Office Depot to Add Speech Recognition to Ordering Options
Office Depot, Delray Beach, FL, an operator of office supply stores, for the past six months has been testing speech recognition technology to help customers locate a store or order a catalog. The company will now allow customers to place orders, determine the availability and pricing of products and check the status of their orders.
The speech recognition service, provided by NetByTel, Boca Raton, FL, also will allow customers to determine the component products they need for existing equipment.
While the company hopes the system reduces call center costs by lowering the percentage of calls handled by a live operator, Office Depot views the speech recognition technology as a replacement service for customers who might order from the Office Depot Web site but are away from their computers.
Ken Jackowitz, vice president of business systems at Office Depot, said the speech recognition technology has been well received during the six months it has been available. He said about 13 percent of callers are choosing to use the system, which is more than his prediction that 5 percent to 8 percent would use speech recognition.

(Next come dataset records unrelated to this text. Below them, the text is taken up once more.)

#define SZH_COL_HBINS 256
__global__ __launch_bounds__(256) void k_col_hist(szh_geom3 G, const uint16_t *__restrict__ codes, unsigned nbins, int rshift, int vw, unsigned *__restrict__ col_hist)
{
    SZH_DYN_SMEM(smem);
    unsigned *sh = reinterpret_cast<unsigned *>(smem);
    const unsigned R = 1u << rshift;
    for (unsigned i = threadIdx.x; i < (nbins << rshift); i += 256) sh[i] = 0;
    __syncthreads();
    const szh_se::col_t c = szh_se::make_col(G, (int)blockIdx.x);
    const int nvec = G.g2.count / vw;
    const int lane = (int)threadIdx.x & 63, wid = (int)threadIdx.x >> 6;
    const unsigned rep = threadIdx.x & (R - 1);
    const unsigned m_s1 = magic_of((unsigned)c.s1);
    for (int x = lane; x < nvec; x += 64) {
        for (int r0 = wid; r0 < c.rows; r0 += 16) {
            uint4 w[4];
#pragma unroll
            for (int q = 0; q < 4; ++q) {
                const int r = r0 + 4 * q;
                w[q] = uint4{0u, 0u, 0u, 0u};
                if (r < c.rows) {
                    const int i = (int)div_by((unsigned)r, (unsigned)c.s1, m_s1), j = r - i * c.s1;
                    const uint16_t *src = codes + (int64_t)(c.o0 + i) * G.d0 + (int64_t)(c.o1 + j) * G.d1 + x * vw;
                    if (vw == 8) w[q] = *reinterpret_cast<const uint4 *>(src);
                    else if (vw == 4) { const uint2 t = *reinterpret_cast<const uint2 *>(src); w[q].x = t.x; w[q].y = t.y; }
                    else w[q].x = src[0];
                }
            }
#pragma unroll
            for (int q = 0; q < 4; ++q) {
                if (r0 + 4 * q < c.rows) {
                    const unsigned wv[4] = {w[q].x, w[q].y, w[q].z, w[q].w};
#pragma unroll
                    for (int e = 0; e < 8; ++e) if (e < vw) { const unsigned cd = (e & 1) ? wv[e >> 1] >> 16 : wv[e >> 1] & 0xffffu; atomicAdd(&sh[(cd << rshift) + rep], 1u); }
                }
            }
        }
    }
    __syncthreads();
    for (unsigned b = threadIdx.x; b < nbins; b += 256) {
        unsigned t = 0;
        for (unsigned q = 0; q < R; ++q) t += sh[(b << rshift) + q];
        col_hist[(size_t)blockIdx.x * nbins + b] = t;
// ... 81 lines not shown
    const u64 at = bit0 + (e < nent ? col_bitoff[e] : *total_bits);
    out32[at >> 5] = 0u;
    if (e == nent) out32[(at >> 5) + 1] = 0u;
}
#define SZH_COL_SCAN_PER 8
__global__ __launch_bounds__(1024) void k_col_scan(const u64 *__restrict__ col_bits, const u64 *__restrict__ col_zeros, int nent, u64 *__restrict__ col_bitoff, u64 *__restrict__ col_zoff,
                                                   u64 *total_bits, u64 *total_zeros, u64 bit0, unsigned *out32)
{
    __shared__ u64 shb[16], shz[16];
    const int tid = (int)threadIdx.x, lane = tid & 63, wid = tid >> 6;
    const int lo = tid * SZH_COL_SCAN_PER;
    u64 vb[SZH_COL_SCAN_PER], vz[SZH_COL_SCAN_PER];
#pragma unroll
    for (int q = 0; q < SZH_COL_SCAN_PER; ++q) { const bool in = lo + q < nent; vb[q] = in ? col_bits[lo + q] : 0ull; vz[q] = in ? col_zeros[lo + q] : 0ull; }
    u64 b = 0, z = 0;
#pragma unroll
    for (int q = 0; q < SZH_COL_SCAN_PER; ++q) { b += vb[q]; z += vz[q]; }
    u64 ib = b, iz = z;
    for (int o = 1; o < 64; o <<= 1) { const u64 tb = __shfl_up(ib, o, 64), tz = __shfl_up(iz, o, 64); if (lane >= o) { ib += tb; iz += tz; } }
    if (lane == 63) { shb[wid] = ib; shz[wid] = iz; }
    __syncthreads();
    u64 baseb = 0, basez = 0, totb = 0, totz = 0;
    for (int w = 0; w < 16; ++w) { if (w < wid) { baseb += shb[w]; basez += shz[w]; } totb += shb[w]; totz += shz[w]; }
    u64 rb = baseb + ib - b, rz = basez + iz - z;
#pragma unroll
    for (int q = 0; q < SZH_COL_SCAN_PER; ++q) {
        if (lo + q < nent) { col_bitoff[lo + q] = rb; col_zoff[lo + q] = rz; out32[(bit0 + rb) >> 5] = 0u; }
        rb += vb[q]; rz += vz[q];
    }
    if (tid == 0) { *total_bits = totb; *total_zeros = totz; out32[(bit0 + totb) >> 5] = 0u; out32[((bit0 + totb) >> 5) + 1] = 0u; }
}

__global__ __launch_bounds__(1024) void k_col_zscan(const unsigned *__restrict__ col_zeros, int nent, u64 *__restrict__ col_zoff, u64 *total_zeros)
{
    __shared__ u64 shz[16];
    const int tid = (int)threadIdx.x, lane = tid & 63, wid = tid >> 6;
    const int lo = tid * SZH_COL_SCAN_PER;
    u64 vz[SZH_COL_SCAN_PER], z = 0;
#pragma unroll
    for (int q = 0; q < SZH_COL_SCAN_PER; ++q) { vz[q] = lo + q < nent ? (u64)col_zeros[lo + q] : 0ull; z += vz[q]; }
    u64 iz = z;
    for (int o = 1; o < 64; o <<= 1) { const u64 tz = __shfl_up(iz, o, 64); if (lane >= o) iz += tz; }
    if (lane == 63) shz[wid] = iz;
    __syncthreads();
    u64 basez = 0, totz = 0;
    for (int w = 0; w < 16; ++w) { if (w < wid) basez += shz[w]; totz += shz[w]; }
    u64 rz = basez + iz - z;
#pragma unroll
    for (int q = 0; q < SZH_COL_SCAN_PER; ++q) { if (lo + q < nent) col_zoff[lo + q] = rz; rz += vz[q]; }
    if (tid == 0) *total_zeros = totz;
}

template <class T, bool WIDE>
__global__ __launch_bounds__(256) void k_col_encode(szh_geom3 G, const uint16_t *__restrict__ codes, const u64 *__restrict__ table, unsigned nsym, const szh_se::seg_t *__restrict__ segs, int nseg, int vw,
                                                    size_t tile_bytes, unsigned win_words, const u64 *__restrict__ col_bitoff, const u64 *__restrict__ col_zoff, u64 bit0,
                                                    unsigned *out32, const T *__restrict__ data, T *__restrict__ unpred)
{
    using namespace szh_se;
    SZH_DYN_SMEM(smem);
    __shared__ u64 sh[8];
    __shared__ unsigned rowbase[128];
    u64 *ltab = reinterpret_cast<u64 *>(smem);
    uint16_t *tile = reinterpret_cast<uint16_t *>(smem + ((size_t)nsym + 1) * 8);
    uint16_t *nullrun = reinterpret_cast<uint16_t *>(smem + ((size_t)nsym + 1) * 8 + tile_bytes);
    unsigned *win = reinterpret_cast<unsigned *>(smem + ((size_t)nsym + 1) * 8 + tile_bytes + 16);
    const int tid = (int)threadIdx.x;
    const col_t c = make_col(G, (int)blockIdx.x);
    for (unsigned i = tid; i < nsym; i += 256) ltab[i] = table[i];
    if (tid == 0) ltab[nsym] = 0;
    if (tid < 8) nullrun[tid] = (uint16_t)nsym;
    for (unsigned w = tid; w < win_words; w += 256) win[w] = 0u;
    const unsigned m_rows = magic_of((unsigned)c.rows);
    if (tid < c.rows) { const int i = tid / c.s1, j = tid - i * c.s1; rowbase[tid] = (unsigned)((int64_t)(c.o0 + i) * G.d0 + (int64_t)(c.o1 + j) * G.d1); }
    __syncthreads();
    uint4 pf[PF];
    auto fetch = [&](const seg_t &s) {
        const int lg = s.lg_nvec, mask = (1 << lg) - 1;
#pragma unroll
        for (int p = 0; p < PF; ++p) {
            const int x = p * 256 + tid, r = x >> lg, cv = x & mask;
            pf[p] = uint4{0u, 0u, 0u, 0u};
            if (r < c.rows && cv < s.nvec) {
                const uint16_t *src = codes + (size_t)rowbase[r] + (unsigned)(s.ka + cv * vw);
                if (vw == 8) pf[p] = *reinterpret_cast<const uint4 *>(src);
                else if (vw == 4) { const uint2 t = *reinterpret_cast<const uint2 *>(src); pf[p].x = t.x; pf[p].y = t.y; }
                else pf[p].x = src[0];
            }
        }
    };
    auto place = [&](const seg_t &s) {
        const int lg = s.lg_nvec, mask = (1 << lg) - 1;
        auto put_piece = [&](int r, int cv, const uint4 &w) {
            uint16_t *dst = tile + r * s.pitch + cv * vw;
            if (vw == 8) { unsigned *d = reinterpret_cast<unsigned *>(dst); d[0] = w.x; d[1] = w.y; d[2] = w.z; d[3] = w.w; }
            else if (vw == 4) { unsigned *d = reinterpret_cast<unsigned *>(dst); d[0] = w.x; d[1] = w.y; }
            else dst[0] = (uint16_t)w.x;
        };
#pragma unroll
        for (int p = 0; p < PF; ++p) { const int x = p * 256 + tid, r = x >> lg, cv = x & mask; if (r < c.rows && cv < s.nvec) put_piece(r, cv, pf[p]); }
        for (int x = PF * 256 + tid; (x >> lg) < c.rows; x += 256) {
            const int r = x >> lg, cv = x & mask;
            if (cv >= s.nvec) continue;
            const uint16_t *src = codes + (size_t)rowbase[r] + (unsigned)(s.ka + cv * vw);
            uint4 w = {0u, 0u, 0u, 0u};
            if (vw == 8) w = *reinterpret_cast<const uint4 *>(src);
            else if (vw == 4) { const uint2 t = *reinterpret_cast<const uint2 *>(src); w.x = t.x; w.y = t.y; }
            else w.x = src[0];
            put_piece(r, cv, w);
        }
    };
    seg_t s = segs[0]; s.nruns = s.nblk * c.rows;
    fetch(s);
    const u64 col_bit = bit0 + col_bitoff[blockIdx.x];
    u64 bits_done = 0, zeros_done = col_zoff[blockIdx.x];
    const int null_at = (int)(nullrun - tile);
    for (int segi = 0; segi < nseg; ++segi) {
        place(s);
        __syncthreads();
        seg_t sn = s;
        if (segi + 1 < nseg) { sn = segs[segi + 1]; sn.nruns = sn.nblk * c.rows; fetch(sn); }
        const int nrounds = (s.nruns + 256 * NR - 1) / (256 * NR);
        const int edge_k = s.nE * s.E;
        for (int rd = 0; rd < nrounds; ++rd) {
            const int q0 = (rd * 256 + tid) * NR;
            const int bl0 = (int)div_by((unsigned)q0, (unsigned)c.rows, m_rows), row0 = q0 - bl0 * c.rows;
            unsigned sum1 = 0;
            unsigned elen[WIDE ? NR * INNER : 1], ecode[WIDE ? NR * INNER : 1];
            bool need7[NR];
            if (WIDE) {
                int bl = bl0, row = row0;
#pragma unroll
                for (int j = 0; j < NR; ++j) {
                    const bool on = q0 + j < s.nruns;
                    const int s2 = bl < s.nE ? s.E : s.L, koff = bl < s.nE ? bl * s.E : edge_k + (bl - s.nE) * s.L;
                    const int at = on ? row * s.pitch + s.kshift + koff : null_at;
                    const unsigned *w = reinterpret_cast<const unsigned *>(tile + (at & ~1));
                    unsigned w0 = w[0], w1 = w[1], w2 = w[2], w3 = w[3];
                    if (at & 1) { w0 = (w0 >> 16) | (w1 << 16); w1 = (w1 >> 16) | (w2 << 16); w2 = (w2 >> 16) | (w3 << 16); w3 >>= 16; }
                    const unsigned wv[4] = {w0, w1, w2, w3};
#pragma unroll
                    for (int kk = 0; kk < INNER; ++kk) {
                        unsigned cd = (kk & 1) ? wv[kk >> 1] >> 16 : wv[kk >> 1] & 0xffffu;
                        if (kk == INNER - 1) {
                            cd = (on && s2 == INNER) ? cd : nsym;
                            need7[j] = any_lane(on && s2 == INNER);
                            if (!need7[j]) { elen[j * INNER + kk] = 0u; ecode[j * INNER + kk] = 0u; continue; }
                        }
                        const u64 en = ltab[cd];
                        elen[j * INNER + kk] = (unsigned)en; ecode[j * INNER + kk] = (unsigned)(en >> 32);
                        sum1 += (unsigned)en;
                    }
                    if (++row == c.rows) { row = 0; ++bl; }
                }
            } else {
                int bl = bl0, row = row0;
                for (int j = 0; j < NR; ++j) {
                    if (q0 + j >= s.nruns) break;
                    const int s2 = bl < s.nE ? s.E : s.L, koff = bl < s.nE ? bl * s.E : edge_k + (bl - s.nE) * s.L;
                    const uint16_t *p = tile + row * s.pitch + s.kshift + koff;
                    for (int kk = 0; kk < s2; ++kk) sum1 += (unsigned)ltab[p[kk]];
                    if (++row == c.rows) { row = 0; ++bl; }
                }
            }
            const unsigned bsum = sum1 & 0xffffu, zsum = sum1 >> 16;
            u64 tot2;
            const u64 ex2 = block_excl_scan_256((u64)bsum | ((u64)zsum << 32), sh, &tot2);
            const unsigned tot = (unsigned)tot2, ex = (unsigned)ex2;
            const u64 gbit = col_bit + bits_done;
            const unsigned lead = (unsigned)(gbit & 31u);
            const unsigned nwords = (lead + tot + 31u) >> 5;
            if (bsum) {
                const unsigned bitpos = lead + ex;
                unsigned wpos = bitpos >> 5, nb = bitpos & 31u;
                u64 acc = 0;
                auto put = [&](unsigned le, unsigned cw) {
                    acc = (acc << (le & 63u)) | cw;
                    nb += le & 0xffffu;
                    if (nb >= 32u) { atomicOr(&win[wpos], (unsigned)(acc >> (nb - 32u))); ++wpos; nb -= 32u; }
                };
                if (WIDE) {
#pragma unroll
                    for (int e = 0; e < NR * INNER; ++e) {
                        if (e % INNER == INNER - 1 && !need7[e / INNER]) continue;
                        put(elen[e], ecode[e]);
                    }
                } else {
                    int bl = bl0, row = row0;
                    for (int j = 0; j < NR; ++j) {
                        if (q0 + j >= s.nruns) break;
                        const int s2 = bl < s.nE ? s.E : s.L, koff = bl < s.nE ? bl * s.E : edge_k + (bl - s.nE) * s.L;
                        const uint16_t *p = tile + row * s.pitch + s.kshift + koff;
                        for (int kk = 0; kk < s2; ++kk) { const u64 en = ltab[p[kk]]; put((unsigned)en, (unsigned)(en >> 32)); }
                        if (++row == c.rows) { row = 0; ++bl; }
                    }
                }
                if (nb) atomicOr(&win[wpos], (unsigned)(acc << (32u - nb)));
            }
            if (zsum) {
                u64 zat = zeros_done + (ex2 >> 32);
                int bl = bl0, row = row0;
                for (int j = 0; j < NR; ++j) {
                    if (q0 + j >= s.nruns) break;
                    const int s2 = bl < s.nE ? s.E : s.L, koff = bl < s.nE ? bl * s.E : edge_k + (bl - s.nE) * s.L;
                    const uint16_t *p = tile + row * s.pitch + s.kshift + koff;
                    const T *drow = data + (size_t)rowbase[row] + (unsigned)(s.kbeg + koff);
                    for (int kk = 0; kk < s2; ++kk) if (p[kk] == 0) unpred[zat++] = drow[kk];
                    if (++row == c.rows) { row = 0; ++bl; }
                }
            }
            const bool last_round = rd + 1 == nrounds && segi + 1 == nseg;
            if (tot) {
                __syncthreads();
                const bool partial = ((lead + tot) & 31u) != 0u;
                const unsigned nout = (partial && !last_round) ? nwords - 1 : nwords;
                const u64 w0 = gbit >> 5;
                unsigned keep = 0u;
                if (tid == 0 && partial && !last_round) { keep = win[nwords - 1]; if (nwords > 1) win[nwords - 1] = 0u; }
                for (unsigned w = tid; w < nout; w += 256) {
                    const unsigned x = __builtin_bswap32(win[w]);
                    win[w] = w == 0 ? keep : 0u;
                    const bool shared = (w == 0 && bits_done == 0 && lead != 0u) || (w == nwords - 1 && last_round && partial);
                    if (shared) { if (x) atomicOr(&out32[w0 + w], x); }
                    else out32[w0 + w] = x;
                }
                bits_done += tot;
            } else if (rd + 1 == nrounds && segi + 1 < nseg) __syncthreads();
            zeros_done += tot2 >> 32;
        }
        s = sn;
    }
}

He declined to disclose total call volumes.
Customers have the option of speaking to a live sales agent at any time during a call by saying the word "operator." The system will also transfer a caller to an operator if it has difficulty understanding a customer's voice.
He is confident in the system's ability to handle hard-to-hear calls. If it cannot understand a command, it apologizes and asks the caller to repeat it. If it still cannot understand the caller, the call is transferred to a live operator.
"Based on the early preliminary results, on a scale of one to five, with five being the best, everything was coming up above three," he said.
"What that ostensibly is giving you is e-commerce without the Web.
"For Office Depot there is very little work required because we are using what already had been done for other transactions," said Jackowitz.
The speech recognition system uses the same protocols as the Web to connect with the company's back-end order-entry system, Jackowitz said.